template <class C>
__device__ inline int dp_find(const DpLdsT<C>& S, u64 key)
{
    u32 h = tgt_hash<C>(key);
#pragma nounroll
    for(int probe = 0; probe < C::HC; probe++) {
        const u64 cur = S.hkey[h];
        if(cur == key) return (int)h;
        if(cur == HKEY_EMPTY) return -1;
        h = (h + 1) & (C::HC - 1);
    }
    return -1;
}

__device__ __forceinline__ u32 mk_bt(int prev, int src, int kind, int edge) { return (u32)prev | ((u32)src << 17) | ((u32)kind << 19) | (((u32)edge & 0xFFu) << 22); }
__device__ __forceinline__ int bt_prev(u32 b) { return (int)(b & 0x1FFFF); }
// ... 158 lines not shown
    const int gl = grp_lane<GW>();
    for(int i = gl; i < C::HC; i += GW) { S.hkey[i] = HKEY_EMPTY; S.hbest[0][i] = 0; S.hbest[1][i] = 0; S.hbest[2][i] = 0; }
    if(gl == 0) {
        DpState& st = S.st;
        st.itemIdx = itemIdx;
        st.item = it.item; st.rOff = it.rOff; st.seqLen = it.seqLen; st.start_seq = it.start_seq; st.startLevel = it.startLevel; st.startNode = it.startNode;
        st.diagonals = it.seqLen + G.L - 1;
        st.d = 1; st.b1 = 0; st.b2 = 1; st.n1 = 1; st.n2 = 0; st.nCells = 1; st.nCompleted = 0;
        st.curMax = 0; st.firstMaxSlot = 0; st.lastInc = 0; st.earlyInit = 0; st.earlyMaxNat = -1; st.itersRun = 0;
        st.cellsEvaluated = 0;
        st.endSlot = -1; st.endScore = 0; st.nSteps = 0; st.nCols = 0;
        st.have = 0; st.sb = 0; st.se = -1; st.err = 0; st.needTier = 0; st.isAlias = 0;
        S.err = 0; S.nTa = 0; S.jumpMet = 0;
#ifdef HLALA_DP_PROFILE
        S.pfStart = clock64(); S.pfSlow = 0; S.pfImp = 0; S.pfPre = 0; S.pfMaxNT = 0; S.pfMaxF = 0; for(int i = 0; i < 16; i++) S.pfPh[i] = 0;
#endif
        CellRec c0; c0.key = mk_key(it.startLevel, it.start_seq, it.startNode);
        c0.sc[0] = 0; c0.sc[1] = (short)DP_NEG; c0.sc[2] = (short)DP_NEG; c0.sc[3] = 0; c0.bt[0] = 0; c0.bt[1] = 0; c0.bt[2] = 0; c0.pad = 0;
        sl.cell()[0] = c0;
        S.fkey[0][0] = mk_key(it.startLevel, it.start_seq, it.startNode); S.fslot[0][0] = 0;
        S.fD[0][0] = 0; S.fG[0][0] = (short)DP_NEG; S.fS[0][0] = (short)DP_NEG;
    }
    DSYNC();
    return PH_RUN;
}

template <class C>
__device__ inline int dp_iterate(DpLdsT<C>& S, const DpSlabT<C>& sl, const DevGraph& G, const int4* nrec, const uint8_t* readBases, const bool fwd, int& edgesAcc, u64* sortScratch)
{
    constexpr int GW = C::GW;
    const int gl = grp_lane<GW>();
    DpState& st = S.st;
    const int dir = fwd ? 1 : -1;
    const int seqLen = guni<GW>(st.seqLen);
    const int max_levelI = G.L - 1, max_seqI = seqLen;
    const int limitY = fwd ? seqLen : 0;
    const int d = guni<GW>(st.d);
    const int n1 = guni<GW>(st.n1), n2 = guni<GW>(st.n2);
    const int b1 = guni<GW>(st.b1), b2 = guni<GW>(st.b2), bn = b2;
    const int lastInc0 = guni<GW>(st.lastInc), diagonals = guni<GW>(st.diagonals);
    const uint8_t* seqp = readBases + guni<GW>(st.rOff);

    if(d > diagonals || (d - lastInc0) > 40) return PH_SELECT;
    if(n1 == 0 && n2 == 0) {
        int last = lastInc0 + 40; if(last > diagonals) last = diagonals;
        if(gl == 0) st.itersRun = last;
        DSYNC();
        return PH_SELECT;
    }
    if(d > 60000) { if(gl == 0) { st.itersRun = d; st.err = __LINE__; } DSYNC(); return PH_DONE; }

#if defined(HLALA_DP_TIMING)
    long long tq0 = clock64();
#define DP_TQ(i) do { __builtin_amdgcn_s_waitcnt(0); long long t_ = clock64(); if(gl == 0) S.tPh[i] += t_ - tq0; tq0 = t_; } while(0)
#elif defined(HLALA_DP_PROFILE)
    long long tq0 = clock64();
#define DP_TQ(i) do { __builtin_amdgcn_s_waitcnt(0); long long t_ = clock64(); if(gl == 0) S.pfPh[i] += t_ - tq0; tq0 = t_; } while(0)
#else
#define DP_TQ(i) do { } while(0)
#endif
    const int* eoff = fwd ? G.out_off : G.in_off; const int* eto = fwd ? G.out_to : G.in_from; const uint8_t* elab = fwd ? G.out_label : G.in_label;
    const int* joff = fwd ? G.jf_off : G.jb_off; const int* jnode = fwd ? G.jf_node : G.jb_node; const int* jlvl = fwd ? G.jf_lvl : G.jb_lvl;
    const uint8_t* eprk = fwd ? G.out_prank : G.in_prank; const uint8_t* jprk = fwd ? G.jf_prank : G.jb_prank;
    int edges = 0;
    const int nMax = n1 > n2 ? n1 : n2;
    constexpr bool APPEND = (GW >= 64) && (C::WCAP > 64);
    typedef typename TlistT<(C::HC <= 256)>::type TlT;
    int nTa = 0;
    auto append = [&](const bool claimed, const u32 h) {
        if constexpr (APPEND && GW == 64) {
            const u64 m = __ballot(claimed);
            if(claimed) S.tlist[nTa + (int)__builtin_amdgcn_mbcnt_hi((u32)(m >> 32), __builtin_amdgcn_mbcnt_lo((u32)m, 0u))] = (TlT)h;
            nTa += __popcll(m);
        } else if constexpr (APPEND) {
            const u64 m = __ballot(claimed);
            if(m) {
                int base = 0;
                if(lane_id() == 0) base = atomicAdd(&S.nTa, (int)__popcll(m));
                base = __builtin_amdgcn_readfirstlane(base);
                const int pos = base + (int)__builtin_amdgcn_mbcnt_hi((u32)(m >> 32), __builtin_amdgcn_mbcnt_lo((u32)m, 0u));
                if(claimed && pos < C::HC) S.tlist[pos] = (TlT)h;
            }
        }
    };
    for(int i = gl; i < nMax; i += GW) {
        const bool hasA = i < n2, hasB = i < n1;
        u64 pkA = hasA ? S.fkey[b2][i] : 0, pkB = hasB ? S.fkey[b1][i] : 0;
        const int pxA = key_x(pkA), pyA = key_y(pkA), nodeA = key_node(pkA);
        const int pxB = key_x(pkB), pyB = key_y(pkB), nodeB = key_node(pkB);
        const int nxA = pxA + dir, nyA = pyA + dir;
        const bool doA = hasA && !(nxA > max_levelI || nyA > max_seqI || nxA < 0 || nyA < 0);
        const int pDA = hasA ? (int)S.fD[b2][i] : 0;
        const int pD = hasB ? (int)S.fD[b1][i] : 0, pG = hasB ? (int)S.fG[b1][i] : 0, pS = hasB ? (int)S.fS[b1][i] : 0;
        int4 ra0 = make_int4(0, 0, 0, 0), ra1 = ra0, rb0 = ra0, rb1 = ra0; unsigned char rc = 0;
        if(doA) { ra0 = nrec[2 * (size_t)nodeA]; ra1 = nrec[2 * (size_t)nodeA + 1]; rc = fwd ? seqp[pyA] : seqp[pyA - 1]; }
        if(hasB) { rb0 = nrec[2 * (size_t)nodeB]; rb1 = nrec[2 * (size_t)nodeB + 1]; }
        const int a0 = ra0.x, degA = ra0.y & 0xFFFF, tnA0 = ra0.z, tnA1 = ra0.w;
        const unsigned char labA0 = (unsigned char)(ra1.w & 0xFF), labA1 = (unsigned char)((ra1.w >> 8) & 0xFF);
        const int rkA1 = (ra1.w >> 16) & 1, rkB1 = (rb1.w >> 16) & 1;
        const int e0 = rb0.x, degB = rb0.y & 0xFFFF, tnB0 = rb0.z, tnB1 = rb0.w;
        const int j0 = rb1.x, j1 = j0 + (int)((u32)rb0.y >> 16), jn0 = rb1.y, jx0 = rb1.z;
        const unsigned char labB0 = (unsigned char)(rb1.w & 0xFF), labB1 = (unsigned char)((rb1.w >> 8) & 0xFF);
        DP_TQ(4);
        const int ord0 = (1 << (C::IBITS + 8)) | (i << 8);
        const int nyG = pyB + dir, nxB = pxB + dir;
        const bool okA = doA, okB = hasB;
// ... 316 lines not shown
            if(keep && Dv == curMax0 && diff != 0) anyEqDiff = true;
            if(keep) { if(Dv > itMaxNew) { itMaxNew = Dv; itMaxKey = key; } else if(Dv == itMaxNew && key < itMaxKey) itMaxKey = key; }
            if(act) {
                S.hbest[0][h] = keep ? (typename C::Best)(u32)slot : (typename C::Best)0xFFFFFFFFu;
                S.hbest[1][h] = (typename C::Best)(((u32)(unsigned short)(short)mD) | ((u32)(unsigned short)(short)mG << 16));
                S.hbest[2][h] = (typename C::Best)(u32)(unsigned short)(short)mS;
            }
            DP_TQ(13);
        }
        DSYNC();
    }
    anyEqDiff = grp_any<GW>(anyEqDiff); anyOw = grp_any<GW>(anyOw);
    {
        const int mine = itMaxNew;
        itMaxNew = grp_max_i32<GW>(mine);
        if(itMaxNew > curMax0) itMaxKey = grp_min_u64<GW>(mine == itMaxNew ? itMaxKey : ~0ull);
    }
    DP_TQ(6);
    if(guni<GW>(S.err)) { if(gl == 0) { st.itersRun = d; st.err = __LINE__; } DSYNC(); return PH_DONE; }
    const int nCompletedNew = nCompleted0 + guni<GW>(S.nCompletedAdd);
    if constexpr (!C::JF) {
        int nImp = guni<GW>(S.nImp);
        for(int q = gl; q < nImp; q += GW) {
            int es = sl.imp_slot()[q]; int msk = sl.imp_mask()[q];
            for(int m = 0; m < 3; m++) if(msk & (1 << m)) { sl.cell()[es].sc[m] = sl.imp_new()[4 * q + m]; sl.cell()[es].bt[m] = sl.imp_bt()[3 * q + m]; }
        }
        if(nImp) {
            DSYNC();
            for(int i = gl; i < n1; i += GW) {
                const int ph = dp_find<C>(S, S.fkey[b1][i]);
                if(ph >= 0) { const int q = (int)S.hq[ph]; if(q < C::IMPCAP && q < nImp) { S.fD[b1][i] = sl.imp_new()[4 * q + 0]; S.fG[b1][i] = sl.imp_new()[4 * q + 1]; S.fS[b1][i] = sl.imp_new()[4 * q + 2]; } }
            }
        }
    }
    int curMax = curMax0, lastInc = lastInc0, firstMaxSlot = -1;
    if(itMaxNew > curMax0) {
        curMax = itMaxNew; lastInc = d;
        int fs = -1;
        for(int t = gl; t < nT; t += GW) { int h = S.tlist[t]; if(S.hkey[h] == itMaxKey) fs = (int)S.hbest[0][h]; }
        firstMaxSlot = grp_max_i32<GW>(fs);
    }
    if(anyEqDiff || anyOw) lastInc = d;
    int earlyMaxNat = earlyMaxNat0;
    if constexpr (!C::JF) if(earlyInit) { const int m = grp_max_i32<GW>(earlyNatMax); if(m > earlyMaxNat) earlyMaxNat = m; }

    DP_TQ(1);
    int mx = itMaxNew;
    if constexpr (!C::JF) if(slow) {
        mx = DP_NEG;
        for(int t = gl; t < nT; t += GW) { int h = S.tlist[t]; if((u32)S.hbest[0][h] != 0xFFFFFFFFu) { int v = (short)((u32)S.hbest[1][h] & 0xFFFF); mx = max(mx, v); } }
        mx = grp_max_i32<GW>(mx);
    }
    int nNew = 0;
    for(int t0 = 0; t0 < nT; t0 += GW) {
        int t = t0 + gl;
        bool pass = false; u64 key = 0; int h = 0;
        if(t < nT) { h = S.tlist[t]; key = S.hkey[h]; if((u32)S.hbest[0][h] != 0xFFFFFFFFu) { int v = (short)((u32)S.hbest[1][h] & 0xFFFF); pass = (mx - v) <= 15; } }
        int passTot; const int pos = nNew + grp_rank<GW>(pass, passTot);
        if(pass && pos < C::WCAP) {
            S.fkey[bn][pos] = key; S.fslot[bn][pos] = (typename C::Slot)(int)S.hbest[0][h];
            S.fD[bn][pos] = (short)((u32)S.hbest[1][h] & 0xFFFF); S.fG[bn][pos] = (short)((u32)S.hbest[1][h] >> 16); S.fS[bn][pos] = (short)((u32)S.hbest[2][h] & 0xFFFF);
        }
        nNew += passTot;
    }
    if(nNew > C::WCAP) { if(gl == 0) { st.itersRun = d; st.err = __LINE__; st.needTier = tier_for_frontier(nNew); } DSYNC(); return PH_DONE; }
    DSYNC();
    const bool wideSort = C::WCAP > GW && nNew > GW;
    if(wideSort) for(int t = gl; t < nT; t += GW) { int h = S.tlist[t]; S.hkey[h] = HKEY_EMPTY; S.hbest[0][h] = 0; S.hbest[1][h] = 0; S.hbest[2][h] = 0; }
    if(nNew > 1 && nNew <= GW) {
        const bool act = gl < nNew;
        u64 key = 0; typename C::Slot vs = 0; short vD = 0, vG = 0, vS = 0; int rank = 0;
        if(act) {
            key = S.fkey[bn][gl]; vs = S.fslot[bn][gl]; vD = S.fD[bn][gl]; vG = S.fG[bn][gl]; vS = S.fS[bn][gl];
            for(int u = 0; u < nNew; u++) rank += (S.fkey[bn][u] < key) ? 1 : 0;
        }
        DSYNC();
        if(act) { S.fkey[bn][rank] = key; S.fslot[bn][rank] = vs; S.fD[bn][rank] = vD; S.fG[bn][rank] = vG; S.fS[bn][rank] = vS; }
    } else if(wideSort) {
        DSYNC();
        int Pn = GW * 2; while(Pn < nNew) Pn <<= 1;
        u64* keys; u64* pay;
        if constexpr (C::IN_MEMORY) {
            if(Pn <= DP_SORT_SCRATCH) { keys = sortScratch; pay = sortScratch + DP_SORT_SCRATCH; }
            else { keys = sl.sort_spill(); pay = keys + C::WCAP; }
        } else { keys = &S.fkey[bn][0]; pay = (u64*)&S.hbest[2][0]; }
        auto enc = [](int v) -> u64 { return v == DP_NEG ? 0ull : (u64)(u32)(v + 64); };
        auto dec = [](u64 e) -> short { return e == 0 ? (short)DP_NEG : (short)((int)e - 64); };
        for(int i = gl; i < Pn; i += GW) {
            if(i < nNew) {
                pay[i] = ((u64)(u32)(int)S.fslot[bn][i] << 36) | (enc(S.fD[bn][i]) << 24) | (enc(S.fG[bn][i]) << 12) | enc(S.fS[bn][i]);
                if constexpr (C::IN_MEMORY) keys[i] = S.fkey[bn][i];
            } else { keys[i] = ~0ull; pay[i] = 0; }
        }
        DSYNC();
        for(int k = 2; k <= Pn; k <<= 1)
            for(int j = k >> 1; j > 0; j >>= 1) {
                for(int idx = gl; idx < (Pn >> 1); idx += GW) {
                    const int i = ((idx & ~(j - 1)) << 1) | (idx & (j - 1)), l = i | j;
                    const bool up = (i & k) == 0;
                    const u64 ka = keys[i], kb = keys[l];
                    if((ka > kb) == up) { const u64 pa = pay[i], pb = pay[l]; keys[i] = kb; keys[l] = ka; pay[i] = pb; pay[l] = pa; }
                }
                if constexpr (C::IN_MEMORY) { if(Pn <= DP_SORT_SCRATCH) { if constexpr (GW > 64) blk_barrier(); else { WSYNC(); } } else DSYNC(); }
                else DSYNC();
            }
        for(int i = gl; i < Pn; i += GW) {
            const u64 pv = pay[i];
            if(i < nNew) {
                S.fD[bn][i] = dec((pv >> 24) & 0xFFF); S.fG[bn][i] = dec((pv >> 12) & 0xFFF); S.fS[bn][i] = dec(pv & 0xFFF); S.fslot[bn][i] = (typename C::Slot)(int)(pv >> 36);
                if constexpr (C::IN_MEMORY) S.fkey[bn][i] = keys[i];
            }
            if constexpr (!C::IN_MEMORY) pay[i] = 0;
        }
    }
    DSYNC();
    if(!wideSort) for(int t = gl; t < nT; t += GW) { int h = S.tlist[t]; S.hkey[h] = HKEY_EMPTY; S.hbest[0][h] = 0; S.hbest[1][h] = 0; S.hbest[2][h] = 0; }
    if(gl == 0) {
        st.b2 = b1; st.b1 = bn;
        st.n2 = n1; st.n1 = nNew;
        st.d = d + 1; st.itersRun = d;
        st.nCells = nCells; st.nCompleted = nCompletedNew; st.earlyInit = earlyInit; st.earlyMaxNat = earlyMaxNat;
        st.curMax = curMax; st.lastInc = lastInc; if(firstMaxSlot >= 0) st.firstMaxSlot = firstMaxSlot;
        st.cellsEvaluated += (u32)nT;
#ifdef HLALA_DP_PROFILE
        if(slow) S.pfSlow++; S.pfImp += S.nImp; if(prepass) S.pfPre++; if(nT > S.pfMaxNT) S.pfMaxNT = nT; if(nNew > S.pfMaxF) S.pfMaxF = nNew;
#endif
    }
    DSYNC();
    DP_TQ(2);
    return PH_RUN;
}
────────────────
§ **Your instructions**: Reproduce every line from the preceding data in which the word "itMaxNew" can be found.

§ **Exercise result**:
            if(keep) { if(Dv > itMaxNew) { itMaxNew = Dv; itMaxKey = key; } else if(Dv == itMaxNew && key < itMaxKey) itMaxKey = key; }
        const int mine = itMaxNew;
        itMaxNew = grp_max_i32<GW>(mine);
        if(itMaxNew > curMax0) itMaxKey = grp_min_u64<GW>(mine == itMaxNew ? itMaxKey : ~0ull);
    if(itMaxNew > curMax0) {
        curMax = itMaxNew; lastInc = d;
    int mx = itMaxNew;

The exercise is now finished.